#### Data for review

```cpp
int myo_debug_wave_slots(int device, int n_workgroups, int lds_bytes, int32_t out[4]);

int myo_batch_step_inner(myo_batch* b, const uint8_t* mask, const float* act, float* obs, uint8_t* done, void* stream);

int myo_batch_step_inner_idx(myo_batch* b, const int* idx, int n_idx, const float* act, float* obs, uint8_t* done, void* stream);

int myo_batch_copy_envs(myo_batch* dst, const int* dst_idx, const myo_batch* src, const int* src_idx, int k, void* stream);

int myo_batch_physics_step(myo_batch* b, const double* ctrl, int nsub, void* stream);

int myo_batch_get_state(myo_batch* b, double* qpos, double* qvel, double* act, double* time,
                        void* stream);
int myo_batch_set_state(myo_batch* b, const double* qpos, const double* qvel, const double* act,
                        const double* time, void* stream);
int myo_batch_set_bad_state_buffer(myo_batch* b, uint8_t* bad_state);

int myo_batch_warmstart(myo_batch* b, double* get_qacc_warmstart, const double* set_qacc_warmstart, void* stream);

int myo_batch_set_task(myo_batch* b, const int32_t* task_i, const double* task_d,
                       const double* ball_d, void* stream);
int myo_batch_get_task(myo_batch* b, int32_t* task_i, double* task_d, double* ball_d, void* stream);

int myo_batch_set_object_group(myo_batch* b, int gid0, int gidn);
int myo_batch_object_friction(myo_batch* b, const double* set_fric, double* get_fric, void* stream);

int myo_batch_bind_constants(myo_batch* b, void* stream);

int myo_batch_tune_wrap_order(myo_batch* b, void* stream);

int myo_batch_forward_dump(myo_batch* b, const double* ctrl, double* out, void* stream);
int myo_batch_dump_size(const myo_batch* b);
int myo_batch_dump_offset(const myo_batch* b, const char* name);

typedef struct myo_render_camera {
  double lookat[3];
  double distance, azimuth, elevation;
  double fovy;
} myo_render_camera;
#define MYO_RENDER_RGB 1
#define MYO_RENDER_DEPTH 2
#define MYO_RENDER_SEG 4
#define MYO_RENDER_SITES 8
#define MYO_RENDER_ITEM_N 24
#define MYO_RENDER_MAX_PIXELS (1 << 24)

int myo_model_default_camera(const myo_model* m, myo_render_camera* out);

int myo_batch_geom_poses(myo_batch* b, const int32_t* env_idx, int k, double* out, void* stream);

int myo_batch_render(myo_batch* b, const int32_t* env_idx, int k, const myo_render_camera* cams, int ncams, int width, int height,
                     int flags, uint8_t* rgb, float* depth, int32_t* segid, void* stream);

double myo_batch_kernel_ms(myo_batch* b);
int myo_batch_enable_timing(myo_batch* b, int on);

int myo_ppo_loss_grad(const float* mean, const float* values, const float* actions, const float* old_logp,
                      const float* adv, const float* returns, const float* log_std, const float* adv_stats,
                      int B, int A, float clip, float vf_coef, float* dmean, float* dvalue, float* acc,
                      uint16_t* dmean_bf16, uint16_t* dvalue_bf16, float* work, int in_bf16, float ent_coef,
                      float* g_log_std, float* g_bias_pi, float* g_bias_vf, void* stream);

int myo_ppo_gather(const float* obs, const float* act, const float* oldlp, const float* adv, const float* ret,
                   const int64_t* idx, int bs, int obs_dim, int act_dim, uint16_t* obs_bf16, int copies,
                   float* act_mb, float* oldlp_mb, float* adv_mb, float* ret_mb, float* adv_stats , float* work,
                   void* stream);

int myo_bias_relu_bf16(uint16_t* h, const uint16_t* bias, int groups, int rows, int cols, void* stream);

int myo_splitk_reduce(const void* part, int part_is_bf16, float* out, int groups, int splits, int n, void* stream);
int myo_splitk_reduce2(const void* part_a, int a_is_bf16, float* out_a, int groups_a, int splits_a, int n_a,
                       const void* part_b, int b_is_bf16, float* out_b, int groups_b, int splits_b, int n_b, void* stream);

int myo_relu_bwd_colsum_bf16(uint16_t* dy, const uint16_t* act, int rows, int cols, float* partial, void* stream);

int myo_rollout_policy_input(const float* obs, int N, int O, float* obs_buf, uint16_t* x_bf16, int copies,
                             const int32_t* t_idx, void* stream);
int myo_rollout_sample(const uint16_t* mean_bf16, const uint16_t* value_bf16, const float* log_std, int N, int A,
                       uint64_t seed, uint64_t* draw_counter, const int32_t* t_idx, float* act_buf, float* val_buf,
                       float* logp_buf, float* clipped, int deterministic, void* stream);
int myo_vecnorm_step(const float* obs, const float* rew, const uint8_t* done, const uint8_t* trunc, const float* term_obs,
                     int N, int O, double* obs_mean, double* obs_var, double* obs_count, double* ret_stats,
                     double* returns, double gamma, double eps, double clip_obs, double clip_rew, int training,
                     int norm_obs, int norm_reward, float* nobs, float* starts, const int32_t* t_idx, float* rew_buf,
                     float* start_buf, float* term_buf, float* trunc_buf, double* work, void* stream);
int myo_rollout_sample_sde(const float* mean, const float* latent, const float* exploration_mat, const float* log_std, int N, int L,
                           int A, float* actions, float* clipped, float* logp, int deterministic, void* stream);

int myo_vecnorm_batch_moments(const float* obs, const float* rew, int N, int O, double* returns, double gamma, int training,
                              double* work, double* batch, void* stream);
int myo_vecnorm_finish(const float* obs, const float* rew, const uint8_t* done, const uint8_t* trunc, const float* term_obs,
                       int N, int O, double* obs_mean, double* obs_var, double* obs_count, double* ret_stats, double* returns,
                       double eps, double clip_obs, double clip_rew, int training, int norm_obs, int norm_reward, float* nobs,
                       float* starts, const int32_t* t_idx, float* rew_buf, float* start_buf, float* term_buf, float* trunc_buf,
                       const double* batch, void* stream);
int myo_rollout_advance(int32_t* t_idx, int T, uint64_t* draw_counter, void* stream);

int myo_lstm_cell_fwd(const void* gx, const void* gh, const void* c_prev, const float* keep_next, int R, int N, int H,
                      int is_bf16, void* out_h, void* hm_next, void* cm_next, void* c_new, void* ws, void* stream);
int myo_lstm_cell_bwd(const void* dout, const void* dhm_next, const void* dcm_next, const float* keep_next,
                      const void* c_prev, const void* c_new, const void* ws, int R, int N, int H, int is_bf16,
                      void* dgates, void* dc_prev, void* stream);

int myo_lstm_step_supported(int H);
int myo_lstm_step_fwd(const void* gx, long long gx_sg, long long gx_sr, const void* h_prev, const void* c_prev, const void* w_hh,
                      const float* keep_next, int G, int N, int H, void* out_h, long long out_sg, void* hm_next, void* cm_next,
                      void* c_new, void* ws, const float* c_prev32, float* cm_next32, void* stream);
int myo_lstm_step_bwd(const void* dout, long long dout_sg, const void* dgates_next, const void* dcm_next, const void* w_hh_t,
                      const float* keep_next, const void* c_prev, const void* c_new, const void* ws, int G, int N, int H,
                      void* dgates, void* dc_prev, void* stream);

int myo_lstm_seq_supported(int H);
int myo_lstm_seq_fwd(const void* gx, long long gx_st, long long gx_sg, long long gx_sr, void* hm, void* cm, const void* w_frag,
                     const float* keep, int G, int N, int H, int T, int row_split, void* out_h, long long out_sg, long long out_st,
                     void* c_new, void* ws, const float* c0_32, void* stream);
int myo_lstm_seq_bwd(const void* dout, long long dout_sg, long long dout_st, const void* wt_frag, const float* keep, const void* cm,
                     const void* c_new, const void* ws, int G, int N, int H, int T, int row_split, void* dgates, void* stream);

int myo_gae(const float* rew, const float* val, const float* starts, const float* last_val,
            const float* last_done, int T, int N, float gamma, float lam, float* adv, float* ret,
            void* stream);

typedef struct myo_ppo_mlp_desc {
  const float *obs, *act, *oldlp, *adv, *ret;
  const int64_t* idx;
  int32_t B, O, A, hidden;
  const float* params;
  float* grads;
  int64_t G;
  int64_t off_W1[2], off_b1[2], off_W2[2], off_b2[2], off_Wh[2], off_bh[2], off_log_std;
  float clip, vf_coef, ent_coef;
  int32_t compute_adv_stats;
  float* adv_stats;
  float* acc;
  void* workspace;
  int64_t workspace_bytes;
  float* sqnorm_part;
  int32_t* adam_step;
} myo_ppo_mlp_desc;
int myo_ppo_mlp_sqnorm_parts(int act_dim);
long long myo_ppo_mlp_workspace_bytes(int B, int obs_dim, int act_dim, int hidden, long long G);
int myo_ppo_mlp_step(const myo_ppo_mlp_desc* d, void* stream);

typedef struct myo_ppo_mlp_rollout_desc {
  const float* obs;
  int32_t N, O, A, hidden;
  const float* params;
  int64_t off_W1[2], off_b1[2], off_W2[2], off_b2[2], off_Wh[2], off_bh[2], off_log_std;
  uint64_t seed;
  uint64_t* draw_counter;
  const int32_t* t_idx;
  float *obs_buf, *act_buf, *val_buf, *logp_buf, *clipped;
  int32_t deterministic;
  void* workspace;
  int64_t workspace_bytes;
} myo_ppo_mlp_rollout_desc;
long long myo_ppo_mlp_rollout_workspace_bytes(int obs_dim, int act_dim, int hidden);
int myo_ppo_mlp_rollout_refresh(const myo_ppo_mlp_rollout_desc* d, void* stream);
int myo_ppo_mlp_rollout(const myo_ppo_mlp_rollout_desc* d, void* stream);

int myo_adam_clip_step(float* p, const float* g, float* m, float* v, int n, float lr, float b1, float b2,
                       float eps, float max_norm, float grad_scale, int* step, float* scratch, uint16_t* p_bf16,
                       void* stream);
int myo_adam_apply(float* p, const float* g, float* m, float* v, int n, float lr, float b1, float b2,
                   float eps, float max_norm, float grad_scale, const int* step, const float* scratch, int nparts,
                   uint16_t* p_bf16, void* stream);

const char* myo_last_error(void);
const char* myo_version(void);

#ifdef __cplusplus
}
#endif
#endif
```

myochallenge_amd/csrc/myo_ppo_mlp.h:

```cpp
#pragma once
#ifndef MYO_EMU

typedef __attribute__((ext_vector_type(8))) __bf16 myo_bf16x8;
typedef __attribute__((ext_vector_type(4))) float myo_f32x4;

#define MLP_H 256
#define MLP_OPMAX 128
#define MLP_APM 48
#define MLP_AKP 64
#define MLP_XS (MLP_OPMAX + 8)
#define MLP_HS (MLP_H + 8)
#define MLP_DS (MLP_AKP + 8)
#define MLP_SOS 49
#define MLP_SPLITK 16

struct MlpArgs {
  const float *obs, *act, *oldlp, *adv, *ret;
  const long long* idx;
  const float *log_std, *adv_stats;
  const unsigned short *W1p, *W2, *W2T, *Whp, *WhT;
  const float* bias;
  unsigned short *XT, *H1T, *H2T, *dH1T, *dH2T, *dOT;
  float* part;
  int B, O, A, OP, NB;
  float clip, vf_coef;
};

__device__ __forceinline__ unsigned short mlp_f2bf(float x) {
  unsigned u = __float_as_uint(x);
  u += 0x7fffu + ((u >> 16) & 1u);
  return (unsigned short)(u >> 16);
}
__device__ __forceinline__ float mlp_bf2f(unsigned short h) { return __uint_as_float((unsigned)h << 16); }

struct MlpPrepArgs {
  const float* p;
  long long off_W1[2], off_b1[2], off_W2[2], off_b2[2], off_Wh[2], off_bh[2];
  int O, OP, Ah[2];
  unsigned short *W1p, *W2, *W2T, *Whp, *WhT;
  float* bias;
  const float* adv_part;
  float* adv_stats;
  int adv_nb, B;
};
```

#### Task requirements
Extract, from the listing above, every line where the string "copies" occurs.

#### Written solution
                   const int64_t* idx, int bs, int obs_dim, int act_dim, uint16_t* obs_bf16, int copies,
int myo_rollout_policy_input(const float* obs, int N, int O, float* obs_buf, uint16_t* x_bf16, int copies,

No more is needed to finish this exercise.